**THE DATA**
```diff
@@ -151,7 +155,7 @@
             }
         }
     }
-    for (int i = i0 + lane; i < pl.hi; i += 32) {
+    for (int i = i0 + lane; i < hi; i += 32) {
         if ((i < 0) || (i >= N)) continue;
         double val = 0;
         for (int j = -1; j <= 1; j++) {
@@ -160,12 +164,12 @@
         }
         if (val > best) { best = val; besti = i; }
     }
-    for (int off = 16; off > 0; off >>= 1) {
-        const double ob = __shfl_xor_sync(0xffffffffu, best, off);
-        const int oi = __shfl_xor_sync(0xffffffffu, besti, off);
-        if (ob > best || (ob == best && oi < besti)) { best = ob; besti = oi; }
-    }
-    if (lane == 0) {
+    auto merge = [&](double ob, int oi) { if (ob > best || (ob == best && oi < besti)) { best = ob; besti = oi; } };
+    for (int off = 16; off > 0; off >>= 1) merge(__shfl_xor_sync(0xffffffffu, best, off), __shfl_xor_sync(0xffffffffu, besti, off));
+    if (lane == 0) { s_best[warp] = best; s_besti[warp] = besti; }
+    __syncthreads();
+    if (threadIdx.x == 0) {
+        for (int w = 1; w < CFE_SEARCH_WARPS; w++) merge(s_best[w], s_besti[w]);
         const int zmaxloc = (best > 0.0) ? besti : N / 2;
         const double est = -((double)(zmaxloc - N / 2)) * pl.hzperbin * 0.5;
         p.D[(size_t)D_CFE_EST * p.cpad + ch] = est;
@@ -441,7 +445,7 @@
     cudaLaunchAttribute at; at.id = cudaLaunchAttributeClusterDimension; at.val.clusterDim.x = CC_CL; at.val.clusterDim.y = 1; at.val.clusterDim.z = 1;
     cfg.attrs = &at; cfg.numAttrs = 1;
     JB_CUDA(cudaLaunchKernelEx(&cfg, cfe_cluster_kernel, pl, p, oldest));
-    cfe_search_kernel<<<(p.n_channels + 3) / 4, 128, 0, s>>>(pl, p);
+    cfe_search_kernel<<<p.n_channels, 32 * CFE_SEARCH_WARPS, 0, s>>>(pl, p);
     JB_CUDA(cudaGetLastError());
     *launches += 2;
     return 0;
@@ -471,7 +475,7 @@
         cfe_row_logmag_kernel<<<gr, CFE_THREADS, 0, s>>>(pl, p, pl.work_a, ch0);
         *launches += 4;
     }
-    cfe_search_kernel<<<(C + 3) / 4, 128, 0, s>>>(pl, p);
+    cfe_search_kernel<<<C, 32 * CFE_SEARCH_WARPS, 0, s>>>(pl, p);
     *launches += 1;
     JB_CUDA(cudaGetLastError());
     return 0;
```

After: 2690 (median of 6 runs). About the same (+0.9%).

**WHAT THE TASK REQUIRES**
Copy each line of the listing that contains "merge".

**EXERCISE RESPONSE**
+    auto merge = [&](double ob, int oi) { if (ob > best || (ob == best && oi < besti)) { best = ob; besti = oi; } };
+    for (int off = 16; off > 0; off >>= 1) merge(__shfl_xor_sync(0xffffffffu, best, off), __shfl_xor_sync(0xffffffffu, besti, off));
+        for (int w = 1; w < CFE_SEARCH_WARPS; w++) merge(s_best[w], s_besti[w]);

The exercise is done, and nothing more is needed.